"Updated AI Model in Ideogram: New Features and Enhanced Performance"

2024-04-15

Just over a month after launching its most powerful text-to-image model, Ideogram has introduced updates that add several new features to the AI, including description-based prompts and negative prompts. These features are available on Ideogram's web platform, aiming to give users more control over image generation and improve the overall quality and coherence of the output. This further strengthens the service's performance in the field of image generation, putting it on par with competitors like Midjourney and DALL-E. Users can now experience these new features, although not all of them are available to free users.

What are the new changes in Ideogram?

When Ideogram released version 1.0 of its model in February, users already experienced the magic of prompt engineering, which expands and refines the details of user input. Now, building on this work, the company has introduced a new "description" feature that generates descriptions or captions based on reference images.

In short, users can now not only obtain publicly generated images from Ideogram but also upload their own images and generate text-based descriptions for them. These descriptions can then serve as prompts to generate highly similar images. If desired, users can also modify the generated descriptions to adjust the output according to their needs.

But the surprises don't end there.

In addition to adding descriptions to reference images, Ideogram has also introduced negative prompts and provided options on the platform to choose between "quick," "default," or "quality" modes. As the names suggest, the former allows users to provide negative prompts and inform the model about content they do not want to see in the output. This feature aims to help users remove certain objects or adjust the generated style.
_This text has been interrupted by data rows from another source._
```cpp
void* crg_scratch(crg_ctx* ctx, size_t bytes) {
  if (ctx->scratch_bytes >= bytes) return ctx->scratch;
  size_t want = ctx->scratch_bytes ? ctx->scratch_bytes * 2 : (size_t(64) << 20);
  while (want < bytes) want *= 2;
  void* fresh = nullptr;
  if (hipMalloc(&fresh, want) != hipSuccess) return nullptr;
  if (ctx->scratch) ctx->retired.push_back(ctx->scratch);
  ctx->scratch = fresh;
  ctx->scratch_bytes = want;
  return ctx->scratch;
}
// ... 187 lines not shown
template <typename ST>
__global__ __launch_bounds__(256) void pack_mx_kernel(const ST* __restrict__ src, _Float16* __restrict__ w16, unsigned char* __restrict__ w8,
                                                      int n_in, long total8, float sh, float sl) {
  const int kk = 9 * n_in;
  for (long i = (long)blockIdx.x * 256 + threadIdx.x; i < total8; i += (long)gridDim.x * 256) {
    const long d = i * 8;
    const int o = (int)(d / kk), k = (int)(d - (long)o * kk);
    const int chunk = k / (9 * 64), r = k - chunk * 9 * 64, tap = r / 64, c0 = r - tap * 64;
    float f[8];
#pragma unroll
    for (int e = 0; e < 8; ++e) f[e] = (float)src[((long)o * n_in + chunk * 64 + c0 + e) * 9 + tap];
    crg_store_mx8(f, w16 + d, w8 + 2 * (d - c0) + c0, sh, sl);
  }
}

}

extern "C" int crg_pack_weight_mx(crg_ctx* ctx, void* stream, const void* src, int src_dtype, int n_out, int n_in, void* dst16, void* dst8,
                                  int hi_log2, int lo_log2) {
  if (!ctx) return -22;
  CRG_REQUIRE(ctx, src && dst16 && dst8 && n_out > 0 && n_in > 0 && n_in % 64 == 0, "pack_weight_mx: 3x3 conv weights with Cin %% 64 == 0 (got %d)", n_in);
  const long total8 = (long)n_out * n_in * 9 / 8;
  const int grid = (int)((total8 + 255) / 256 < 4096 ? (total8 + 255) / 256 : 4096);
  hipStream_t st = (hipStream_t)stream;
  const float sh = ldexpf(1.f, hi_log2), sl = ldexpf(1.f, lo_log2);
  if (src_dtype == CRG_F32) hipLaunchKernelGGL(pack_mx_kernel<float>, dim3(grid), dim3(256), 0, st, (const float*)src, (_Float16*)dst16, (unsigned char*)dst8, n_in, total8, sh, sl);
  else if (src_dtype == CRG_BF16) hipLaunchKernelGGL(pack_mx_kernel<bf16>, dim3(grid), dim3(256), 0, st, (const bf16*)src, (_Float16*)dst16, (unsigned char*)dst8, n_in, total8, sh, sl);
  else if (src_dtype == CRG_F16) hipLaunchKernelGGL(pack_mx_kernel<_Float16>, dim3(grid), dim3(256), 0, st, (const _Float16*)src, (_Float16*)dst16, (unsigned char*)dst8, n_in, total8, sh, sl);
  else return crg_fail(ctx, -22, "pack_weight_mx: unsupported source dtype %d", src_dtype);
  CRG_CHECK_LAUNCH(ctx, "pack_weight_mx");
// ... 53 lines not shown
```

### cremage_amd/csrc/gemm_conv.hip

```cpp
#include "gemm_shared.h"
#include <cstdlib>

namespace {
using namespace crg_mm;



__device__ __forceinline__ bf16x8 split_hi(const crg_vec8<float>& v, bf16x8& lo) {
  bf16x8 hi;
#pragma unroll
  for (int i = 0; i < 8; ++i) {
    float f = v.get(i);
    bf16 h = (bf16)f;
    hi[i] = h;
    lo[i] = (bf16)(f - (float)h);
  }
  return hi;
}


template <int WNT, int NSPLIT, typename AT, typename YT, bool CONV, int KG>
__global__ __launch_bounds__(256 * KG) void gemm_kernel(GemmP p) {
  constexpr int BN = 32 * WNT;
  constexpr int RS = 32 * KG;
// ... 622 lines not shown
              V[(long)(n + e) * p.vt_ld] = (bf16)v;
            }
          }
        }
      }
      return;
    }
  }
  if constexpr (PAIR) {
    gemm_epilogue_pairs<WNT, WMT, GST ? 1 : 0, RST>(p, acc, m0, n0, wm, wn, frow, fq, bz, r2, r1, pre_res, bpre, pre_bias);
  } else {
    gemm_epilogue<WNT, YT, WMT>(p, acc, m0, n0, wm, wn, frow, fq, bz, sid, rres, pre_res, bpre, pre_bias);
  }
}

template <int WNT, typename YT, bool PAIR, int NS = 1, int KG = 1, int MT = 1, bool MX = false>
__global__ __launch_bounds__(256 * KG * MT, (KG == 1 && MT == 1) ? 2 : 1) void conv3_rowhalo_kernel(GemmP p) {
  static_assert(!PAIR || (sizeof(YT) == 2 && NS == 1), "paired columns: bf16 output, single-plane operands");
  static_assert(MT == 1 || (KG == 1 && NS == 1), "256-row tiles: single-plane operands, no in-block split-K");
  static_assert(!MX || (NS == 2 && KG == 2 && MT == 1), "MX: the split-plane form on two k-groups");
  constexpr int WMT = 4, NW = 4 * KG * MT;
  constexpr int TP = 128 * MT;
  constexpr int BN = 32 * WNT;
  constexpr int WS_BYTES = BN * 128;
  constexpr int WRG = BN / 8;
  constexpr int WL = (WRG + NW - 1) / NW;
  constexpr int XI = ((MT == 2 ? 36 : 20) + NW - 1) / NW;
  extern __shared__ __attribute__((aligned(16))) char smem[];
  typedef const __attribute__((address_space(1))) void* gptr_t;
  typedef __attribute__((address_space(3))) void* lptr_t;

  const int t = threadIdx.x;
  const int lane = t & 63;
  const int wave = __builtin_amdgcn_readfirstlane(t >> 6);
  const int kg = MT == 2 ? 0 : wave >> 2;
  const int wm = MT == 2 ? wave >> 1 : (wave & 3) >> 1, wn = wave & 1;
  const int Wd = p.Wo, Hd = p.Ho, sh = p.up ? 1 : 0;
  const bool lin = p.halo_lin != 0;
  const bool seg = lin || Wd > TP;
  const int WP = seg ? TP + 2 : Wd + 2;
  const int R = seg ? 1 : TP / Wd;
  const int xpix = R * WP;
  const int XP = (xpix + 7) >> 3;
  const int xbuf_bytes = XP * 1024;
  char* const wring = smem;
  char* const xbuf = smem + 2 * NS * WS_BYTES;

  int tile_m, tile_n, sid;
  block_to_tile(p, tile_m, tile_n, sid);
  const int m0 = tile_m * TP, n0 = tile_n * BN;
  const int bz = 0;
  const bf16* Wp = p.w;
  const long a_lo_off = NS == 2 ? reinterpret_cast<const bf16*>(p.a_lo) - reinterpret_cast<const bf16*>(p.a) : 0;
  const long w_lo_off = NS == 2 ? p.w_lo - p.w : 0;
  const bf16* zpage = p.zero_page;
  const int rsub = lane >> 3;
  const int clog = (lane & 7) ^ rsub;

  int xsrc[XI];
  int xh[XI];
  unsigned xmask[XI];
  {
    const int rows_total = p.M / Wd;
    const int row0 = m0 / Wd;
    const int w0 = m0 - row0 * Wd;
#pragma unroll
    for (int i = 0; i < XI; ++i) {
// ... 20 lines not shown
    }
  }
  bool wok[WL];
  long wrow_off[WL];
#pragma unroll
  for (int q = 0; q < WL; ++q) {
    const int pos = (wave + NW * q) * 8 + rsub;
    const int n = n0 + (PAIR ? unpair_col<WNT>(pos) : pos);
    wok[q] = n < p.N && (wave + NW * q) < WRG;
    wrow_off[q] = (long)n * p.ldw;
  }
  const int g_begin = sid * p.ks_q + (sid < p.ks_r ? sid : p.ks_r);
  const int g_end = g_begin + p.ks_q + (sid < p.ks_r ? 1 : 0);

  auto stage_x = [&](int g, int slot) {
    const int c = g / 3, kh = g - 3 * c;
    const int cch = c * 64 + clog * 8;
    const bool second = cch >= p.C1;
    const bf16* base = reinterpret_cast<const bf16*>(second ? p.x2 : p.a);
    const int Cs = second ? p.C2 : p.C1;
    const int cs = second ? cch - p.C1 : cch;
    char* xb = xbuf + ((g - g_begin) & 1) * (NS * xbuf_bytes);
#pragma unroll
    for (int i = 0; i < XI; ++i) {
      if (i % 3 != slot) continue;
      const int jp = wave + NW * i;
      if (jp < XP) {
        const bool ok = (xmask[i] >> kh) & 1u;
        const bf16* src = ok ? base + (long)(xsrc[i] + ((xh[i] + kh - 1) >> sh) * p.W) * Cs + cs : zpage;
        __builtin_amdgcn_global_load_lds((gptr_t)src, (lptr_t)(xb + jp * 1024), 16, 0, 0);
        if constexpr (NS == 2) {
          const bf16* src2 = ok ? src + a_lo_off : zpage;
          __builtin_amdgcn_global_load_lds((gptr_t)src2, (lptr_t)(xb + xbuf_bytes + jp * 1024), 16, 0, 0);
        }
      }
    }
  };
  auto stage_w = [&](int kt, int buf) {
    char* ws = wring + buf * (NS * WS_BYTES);
    const long kc = (long)kt * BK + clog * 8;
// ... 11 lines not shown
  };

  f32x4 acc[WNT][WMT];
#pragma unroll
  for (int i = 0; i < WNT; ++i)
#pragma unroll
    for (int j = 0; j < WMT; ++j) acc[i][j] = f32x4{0.f, 0.f, 0.f, 0.f};

  const int frow = lane & 15;
  const int fq = lane >> 4;
  int xb0[WMT];
#pragma unroll
  for (int j = 0; j < WMT; ++j) {
    const int ml = wm * 64 + j * 16 + frow;
    const int r = seg ? 0 : ml / Wd;
    xb0[j] = r * WP + (ml - r * Wd);
  }
  unsigned edge = 0;
  if (lin) {
#pragma unroll
    for (int j = 0; j < WMT; ++j) {
      const int m = m0 + wm * 64 + j * 16 + frow;
      const int wcol = m % Wd;
      edge |= (wcol == 0 ? 1u : 0u) << j;
      edge |= (wcol == Wd - 1 ? 1u : 0u) << (8 + j);
    }
  }

  bf16x4 rres[PAIR ? 1 : WNT][PAIR ? 1 : WMT];
  bf16x8 r2[PAIR ? (WNT / 2 > 0 ? WNT / 2 : 1) : 1][PAIR ? WMT : 1];
  bf16x4 r1[PAIR ? WMT : 1];
// ... 25 lines not shown
            rres[i][j] = *reinterpret_cast<const bf16x4*>(Rm + (n + 4 <= p.N ? n : p.N - 4));
          }
        }
      }
    }
    if (pre_bias) {
#pragma unroll
      for (int i = 0; i < WNT; ++i) {
        const int n = (PAIR && i < 2 * (WNT / 2)) ? nb + 32 * (i >> 1) + 8 * fq + 4 * (i & 1) : nb + 16 * i + 4 * fq;
        bpre[i] = *reinterpret_cast<const f32x4*>(p.bias + (n + 4 <= p.N ? n : p.N - 4));
      }
    }
  }

  if (g_begin < g_end) {
    stage_x(g_begin, 0);
    stage_x(g_begin, 1);
    stage_x(g_begin, 2);
    stage_w(3 * g_begin, 0);
  }
#ifdef CRG_X3_NOSTAGGER
  constexpr bool STAG = false;
#else
  constexpr bool STAG = KG == 2 && WNT == 4 && !MX;
#endif
  constexpr bool LO = NS == 2 && !MX;
  bf16x8 sxf[STAG ? WMT : 1], swf[STAG ? WNT : 1], sxl[STAG && LO ? WMT : 1], swl[STAG && LO ? WNT : 1];
  if constexpr (STAG) {
#pragma unroll
    for (int j = 0; j < WMT; ++j) { sxf[j] = bf16x8{0, 0, 0, 0, 0, 0, 0, 0}; if constexpr (LO) sxl[j] = sxf[j]; }
#pragma unroll
    for (int i = 0; i < WNT; ++i) { swf[i] = bf16x8{0, 0, 0, 0, 0, 0, 0, 0}; if constexpr (LO) swl[i] = swf[i]; }
  }
  typedef int v8i __attribute__((ext_vector_type(8)));
// ... 56 lines not shown
            acc[i][j] = CRG_MFMA_16x16x32(swl[i], sxf[j], acc[i][j]);
            acc[i][j] = CRG_MFMA_16x16x32(swf[i], sxl[j], acc[i][j]);
          }
          if constexpr (MX) acc[i][j] = __builtin_amdgcn_mfma_f32_16x16x32_f16(__builtin_bit_cast(h16x8, swf[i]), __builtin_bit_cast(h16x8, sxf[j]), acc[i][j], 0, 0, 0);
          else acc[i][j] = CRG_MFMA_16x16x32(swf[i], sxf[j], acc[i][j]);
        }
      mx_cross();
    }
  };
  int wbuf = 0;
  auto k_loop = [&](auto GBc) {
  constexpr bool GB = decltype(GBc)::value;
  for (int g = g_begin; g < g_end; ++g) {
    const char* xs = xbuf + ((g - g_begin) & 1) * (NS * xbuf_bytes);
#pragma unroll
    for (int kw = 0; kw < 3; ++kw) {
      wait_vmcnt<0>();
      asm volatile("" ::: "memory");
      __builtin_amdgcn_s_barrier();
      asm volatile("" ::: "memory");
      __builtin_amdgcn_s_setprio(2);
      if (kw < 2 || g + 1 < g_end) stage_w(3 * g + kw + 1, wbuf ^ 1);
      if (g + 1 < g_end) stage_x(g + 1, kw);
      __builtin_amdgcn_s_setprio(0);
      const char* ws = wring + wbuf * (NS * WS_BYTES);
      if constexpr (STAG) {
        auto stag_reads = [&]() {
#pragma unroll
          for (int j = 0; j < WMT; ++j) {
            const int off = lds_off(xb0[j] + kw, kg * 4 + fq);
            sxf[j] = *reinterpret_cast<const bf16x8*>(xs + off);
            if constexpr (LO) sxl[j] = *reinterpret_cast<const bf16x8*>(xs + xbuf_bytes + off);
          }
          if (kw != 1 && lin) {
#pragma unroll
            for (int j = 0; j < WMT; ++j) {
              if ((edge >> (kw == 0 ? j : 8 + j)) & 1u) {
// ... 84 lines not shown
#pragma unroll
      for (int i = 0; i < WNT; ++i)
#pragma unroll
        for (int j = 0; j < WMT; ++j) red[(i * WMT + j) * 64] = acc[i][j];
    }
    __syncthreads();
    if (kg == 1) return;
#pragma unroll
    for (int i = 0; i < WNT; ++i)
#pragma unroll
      for (int j = 0; j < WMT; ++j) acc[i][j] += red[(i * WMT + j) * 64];
  }
  if constexpr (PAIR) {
    gemm_epilogue_pairs<WNT, WMT>(p, acc, m0, n0, wm, wn, frow, fq, bz, r2, r1, pre_res, bpre, pre_bias);
  } else {
    gemm_epilogue<WNT, YT, WMT>(p, acc, m0, n0, wm, wn, frow, fq, bz, sid, rres, pre_res, bpre, pre_bias);
  }
}
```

Meanwhile, the latter allows users to control the speed of output generation. According to Ideogram, the quick mode can generate an image in about five seconds but with basic quality, while the quality mode focuses on photo realism and details, taking approximately 20 seconds. The default mode strikes a balance between speed and quality, taking around 12 seconds.

Although it is currently unclear how many users will actually utilize these modes, Ideogram states that users can use these options to quickly generate basic images and iterate on them to achieve higher-quality results.

Improved photo realism and text rendering

Lastly, Ideogram also claims that with the latest updates, it has further enhanced its text rendering capabilities, reducing error rates by 15%. While this may seem like a small change, the company states that its performance in generating characters and words has surpassed that of DALL-3 Vivid.

Although Ideogram has not shared statistical data comparing its upgraded model with Midjourney, a leading AI image generation category, it does claim that the model provides stronger image coherence and photo realism in the output, preferred by more human evaluators.

"In terms of prompt alignment, image coherence, and text rendering quality, human evaluators prefer the images generated by the upgraded model, with a 30% to 50% improvement compared to the previous version," wrote the company in a blog post.

Currently, negative prompts and the new speed modes are only available to Ideogram Basic and Plus plan subscribers. As for the availability of the captioning feature for reference images, there is currently no clear information. However, we speculate that it may be free, as it is similar to the Remix feature offered by the company, which allows users to generate images similar to existing reference images. The improvements in text and image coherence are available to all users.